Trois ans après "Speculatio", Odessey and Oracle, troupe pop baroque lyonnaise aux enluminures rétro-futuristes revient avec "Crocorama". Et soulève une fois de plus son tapis de sucre pour larguer avec grâce son vitriol révolutionnaire sur les temps qui courent et ne passent pas. Splendide.


« Les déesses de l'argent dansent dans leur bulle spéculative », ainsi s'ouvrait en 2017, Speculatio, le précédent album d'Odessey and Oracle. Paroles prononcées d'une voix de miel par Fanny L'Héritier sur une musique empreinte d'un genre de psychédélisme médiéval agitant un ticket pour l'espace. Manière de déposer à nos oreilles une note d'intention, une profession de foi : il s'agissait moins ici de compter les fées que les abattis de notre société.

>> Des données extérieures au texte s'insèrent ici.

## Split fused prob head depth loop across wave segments with LDS weights

The fused probability-head kernel now splits the depth dimension across several wave segments in one block. Each segment streams its own depth range and stitches the 3-tap depth convolution at segment boundaries through LDS. The softmax max, sum and depth regression are reduced across segments, and for Cin=16 the weights are staged in LDS rather than re-read from global memory. It also adds XCD block remapping, an optional register prefetch queue, a query for the LDS size, and lowers the minimum tile count for taking the fused path. This should expose more parallelism for small tile counts, at the cost of extra barriers and more LDS per block.

Result: no change. 299.4 views/s (-0.1%).

```diff
diff --git a/include/mdfnet_hip.h b/include/mdfnet_hip.h
--- a/include/mdfnet_hip.h
+++ b/include/mdfnet_hip.h
@@ -67,6 +67,7 @@
                                int B, int D, int h, int wd, void* stream);
 int mdf_prob_fused_fwd(const float* x, const float* wpack, const float* hypos, int hypos_per_pixel, float* prob, float* depth,
                        int B, int D, int h, int wd, int Cin, void* stream);
+long long mdf_prob_fused_lds_bytes(int B, int D, int h, int wd, int Cin);
 
 int mdf_refine_tail_fwd(const float* x, const float* w1pack, const float* w2, const float* lo, const float* span, float* y,
                         int B, int H, int W, void* stream);
diff --git a/mdf-net_amd/csrc/prob_fused.hip b/mdf-net_amd/csrc/prob_fused.hip
--- a/mdf-net_amd/csrc/prob_fused.hip
+++ b/mdf-net_amd/csrc/prob_fused.hip
@@ -10,38 +10,67 @@
   float* prob;
   float* depth;
   int B, D, H, W, tiles_h, tiles_w;
+  int remap;
 };
 
-template <int CIN, int NW>
+constexpr int HMAX = 24;
+
+template <int CIN, int NW, int NSEG, int RING>
 struct ProbCfg : Cfg<CIN, CIN, 4, 1, 3, 1, 1, 4> {
   typedef Cfg<CIN, CIN, 4, 1, 3, 1, 1, 4> Base;
+  static_assert(RING == 1 || RING == 2, "one slot + registers, or two slots");
   static constexpr int TH = NW, PH = NW + 2;
   static constexpr int S = round_s(PH * Base::PW, Base::KPL, Base::SW);
   static constexpr int PLANE = CIN * S;
-  static constexpr int NTHR = 64 * NW;
-  static constexpr int NFILL = (Base::NG * PH * Base::PW + NTHR - 1) / NTHR;
+  static constexpr int NPIX = 64 * NW;
+  static constexpr int NTHR = NPIX * NSEG;
+  static constexpr int NFILL = (Base::NG * PH * Base::PW + NPIX - 1) / NPIX;
+  static constexpr int LG_OFF = NSEG * RING * PLANE;
+  static constexpr int WL = Base::WREG ? 0 : Base::NSTEP * 64 * Base::KPL;
+  static size_t lds_bytes(int D) { return ((size_t)LG_OFF + (size_t)D * NPIX + (size_t)3 * NSEG * NPIX + WL) * sizeof(float); }
 };
 
-template <int CIN, int NW, int DT>
-__global__ __launch_bounds__(64 * NW) void prob_fused_kernel(const ProbParams p) {
-  typedef ProbCfg<CIN, NW> C;
-  constexpr int KPL = C::KPL, NG = C::NG, S = C::S, PW = C::PW, PH = C::PH, NTHR = C::NTHR;
+template <typename C>
+__device__ __forceinline__ void step_mfma_wlds(const float* plane, const float* wl, f32x4& acc) {
+  constexpr int KPL = C::KPL, NCH = C::NCH, S = C::S, PW = C::PW, NSTEP = C::NSTEP;
+  static_assert(C::NT == 1, "one n-tile");
+  acc = (f32x4){0.f, 0.f, 0.f, 0.f};
+  float af[2][KPL], bf[2][KPL];
+  auto load = [&](int i, int buf) {
+    const int ch = i % NCH, tap = i / NCH;
+    const int kw = tap % C::KW, kh = tap / C::KW;
+    lds_frag<KPL>(wl + i * (64 * KPL), af[buf]);
+    lds_frag<KPL>(plane + ((ch * 4) * S + kh * PW + kw) * KPL, bf[buf]);
+  };
+  load(0, 0);
+#pragma unroll
+  for (int i = 0; i < NSTEP; ++i) {
+    if (i + 1 < NSTEP) load(i + 1, (i + 1) & 1);
+    __builtin_amdgcn_sched_barrier(0);
+#pragma unroll
+    for (int s = 0; s < KPL; ++s) acc = __builtin_amdgcn_mfma_f32_16x16x4f32(af[i & 1][s], bf[i & 1][s], acc, 0, 0, 0);
+    __builtin_amdgcn_sched_barrier(0);
+  }
+}
+
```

Comme un lien hypertexte donnant sur 2020, sur Speculatio, déjà, Odessey and Oracle confiait J'ai vu un croco, comme on verrait un Grominet et, avec lui, le début des emmerdes. De là, vient que ce deuxième long format résonne en Crocorama. Qui pourrait être l'un de ces disques pour enfants, papillonnant d'une note à l'autre pour dénicher le sommeil quelque part dans l'allégresse ; où l'on croise toute une faune cryptozoologique en jouant à saute-mouton par dessus les ruisseaux avant de se perdre en hoquetantes rêveries azotées. En somme, une collection de comptines résolues à préserver l'innocence primordiale de nos chères têtes blondes qu'il ne faudrait pas plonger trop tôt dans le grand bain acide du monde.

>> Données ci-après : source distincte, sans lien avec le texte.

template <int MODE, bool A_TRANS, bool X6, bool AIMG = false>
__device__ __forceinline__ void gemm_nn_small_body(int blk_x, int blk_y, int blk_z, int m_total, int k_total,
                                                   int r, const float *__restrict__ a, int lda,
                                                   OperandB opb, float *__restrict__ c,
                                                   size_t b_stride_in, size_t b_stride_out,
                                                   const AImage img = AImage{nullptr, 0, 0}) {
  constexpr int TM = 64, TN = 64, LDA = TM + 1;
  constexpr int STAGE = KS * LDA + KS * TN, REDUCE = 4 * 16 * 64;
  __shared__ __attribute__((aligned(16))) float lds[STAGE > REDUCE ? STAGE : REDUCE];
  float *As = lds + KS * TN, *Bs = lds;
  const int tid = threadIdx.x, lane = tid & 63, wave = tid >> 6;
  const int r0 = blk_x * TN, m0 = blk_y * TM, b = blk_z;
  OperandB op = opb;
  const size_t in_off = (size_t)b * b_stride_in;
  f32x16 acc[2][2];
#pragma unroll
  for (int i = 0; i < 2; ++i)
#pragma unroll
    for (int j = 0; j < 2; ++j)
#pragma unroll
      for (int q = 0; q < 16; ++q) acc[i][j][q] = 0.f;

  const int bkk = tid >> 2, bnn = (tid & 3) * 16;
  const bool vec_ok = (r & 3) == 0;
  float areg[16], bx[16], bdz[16];
  RowCoef rc;
  bool brow_ok = false;
  static_assert(!AIMG || X6, "images feed the bf16 form only");
  const bf16x8 *img8 = reinterpret_cast<const bf16x8 *>(img.p);
  auto fetch = [&](int k0) {
    if constexpr (!AIMG) {
#pragma unroll
      for (int e = 0; e < 16; ++e) {
        const int t = tid + e * 256;
        const int kk = A_TRANS ? t / TM : t % KS, mm = A_TRANS ? t % TM : t / KS;
        const int gm = m0 + mm, gk = k0 + kk;
        const size_t at = A_TRANS ? (size_t)gk * lda + gm : (size_t)gm * lda + gk;
        areg[e] = (gm < m_total && gk < k_total) ? a[at] : 0.f;
      }
    }
    const int gk = k0 + bkk;
    brow_ok = gk < k_total;
    rc = load_row_coef<MODE>(op, gk, brow_ok);
    load_raw_segment<MODE, 16>(op, in_off + (size_t)gk * r + r0 + bnn, r0 + bnn, r, vec_ok,
                               brow_ok, bx, bdz, b * k_total + gk);
  };
  fetch(0);
  for (int k0 = 0; k0 < k_total; k0 += KS) {
    Split3 sa_img[2];
    if constexpr (AIMG) {
      const int k0w = wave * (KS / 4) + 8 * (lane >> 5);
#pragma unroll
      for (int i = 0; i < 2; ++i) {
        const size_t at = ((size_t)(m0 + i * 32 + (lane & 31)) * img.pitch + k0 + k0w) >> 3;
        sa_img[i].hi = img8[at];
        sa_img[i].mid = img8[at + (img.plane >> 3)];
        sa_img[i].lo = img8[at + 2 * (img.plane >> 3)];
      }
    }
    __syncthreads();
    if constexpr (!AIMG) {
#pragma unroll
      for (int e = 0; e < 16; ++e) {
        const int t = tid + e * 256;
        As[(A_TRANS ? t / TM : t % KS) * LDA + (A_TRANS ? t % TM : t / KS)] = areg[e];
      }
    }
#pragma unroll
    for (int i = 0; i < 16; i += 4) {
      float4 v;
      v.x = (brow_ok && r0 + bnn + i + 0 < r) ? transform<MODE>(bx[i + 0], bdz[i + 0], rc) : 0.f;
      v.y = (brow_ok && r0 + bnn + i + 1 < r) ? transform<MODE>(bx[i + 1], bdz[i + 1], rc) : 0.f;
      v.z = (brow_ok && r0 + bnn + i + 2 < r) ? transform<MODE>(bx[i + 2], bdz[i + 2], rc) : 0.f;
      v.w = (brow_ok && r0 + bnn + i + 3 < r) ? transform<MODE>(bx[i + 3], bdz[i + 3], rc) : 0.f;
      *reinterpret_cast<float4 *>(&Bs[bkk * TN + bnn + i]) = v;
    }
    __syncthreads();
    if (k0 + KS < k_total) fetch(k0 + KS);
    if constexpr (X6) {
      static_assert(KS / 4 == 16, "a wave's share of the chunk is one 16-deep MFMA step");
      const int k0w = wave * (KS / 4) + 8 * (lane >> 5);
      Split3 sa[2], sb[2];
      if constexpr (AIMG) {
        sa[0] = sa_img[0]; sa[1] = sa_img[1];
      } else {
#pragma unroll
        for (int i = 0; i < 2; ++i) {
          float v[8];
#pragma unroll
          for (int e = 0; e < 8; ++e) v[e] = As[(k0w + e) * LDA + i * 32 + (lane & 31)];
          sa[i] = split3(v);
        }
      }
#pragma unroll
      for (int j = 0; j < 2; ++j) {
        float v[8];
#pragma unroll
        for (int e = 0; e < 8; ++e) v[e] = Bs[(k0w + e) * TN + j * 32 + (lane & 31)];
        sb[j] = split3(v);
      }
#pragma unroll
      for (int i = 0; i < 2; ++i)
#pragma unroll
        for (int j = 0; j < 2; ++j) mfma_x6(acc[i][j], sa[i], sb[j]);
    } else {
#pragma unroll
    for (int kk = 0; kk < KS / 4; kk += 2) {
      const int krow = wave * (KS / 4) + kk + (lane >> 5);
      float af[2], bf[2];
#pragma unroll
      for (int i = 0; i < 2; ++i) af[i] = As[krow * LDA + i * 32 + (lane & 31)];
#pragma unroll
      for (int j = 0; j < 2; ++j) bf[j] = Bs[krow * TN + j * 32 + (lane & 31)];
#pragma unroll
      for (int i = 0; i < 2; ++i)
#pragma unroll
        for (int j = 0; j < 2; ++j)
          acc[i][j] = __builtin_amdgcn_mfma_f32_32x32x2f32(af[i], bf[j], acc[i][j], 0, 0, 0);
    }
    }
  }
  for (int s = 1; s < 4; ++s) {
    __syncthreads();
    if (wave == s) {
#pragma unroll
      for (int i = 0; i < 2; ++i)
#pragma unroll
        for (int j = 0; j < 2; ++j)
#pragma unroll
          for (int q = 0; q < 16; ++q) lds[((i * 2 + j) * 16 + q) * 64 + lane] = acc[i][j][q];
    }
    __syncthreads();
    if (wave == 0) {
#pragma unroll
      for (int i = 0; i < 2; ++i)
#pragma unroll
        for (int j = 0; j < 2; ++j)
#pragma unroll
          for (int q = 0; q < 16; ++q) acc[i][j][q] += lds[((i * 2 + j) * 16 + q) * 64 + lane];
    }
  }
  if (wave != 0) return;
  float *cb = c + (size_t)b * b_stride_out;
#pragma unroll
  for (int i = 0; i < 2; ++i)
#pragma unroll
    for (int j = 0; j < 2; ++j) {
      const int col = r0 + j * 32 + (lane & 31);
#pragma unroll
      for (int q = 0; q < 16; ++q) {
        const int row = m0 + i * 32 + (q & 3) + 8 * (q >> 2) + 4 * (lane >> 5);
        if (row < m_total && col < r) __builtin_nontemporal_store(acc[i][j][q], &cb[(size_t)row * r + col]);
      }
    }
}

De cela Crocorama a les atours trompeurs mais dévoile à peu près tout le contraire : le faire écouter aux enfants c'est prendre le risque – pourquoi pas salvateur – de leur offrir un trip de lucidité dont la descente serait un toboggan versant sur une déchetterie d'illusions perdues. Car derrière les mélodies lysergiques – où synthés analogiques et banjo rejouent l'amour courtois, où clavecin, dobro, orgue et haut-bois se font la révérence, où les odyssées cosmo-diabétiques de Stereolab auraient pour capitaine Caetano Veloso – ; derrière les mots en bonbonnières, se niche toute la noirceur d'un monde qu'il faudrait repeindre, ou plus sûrement ravaler.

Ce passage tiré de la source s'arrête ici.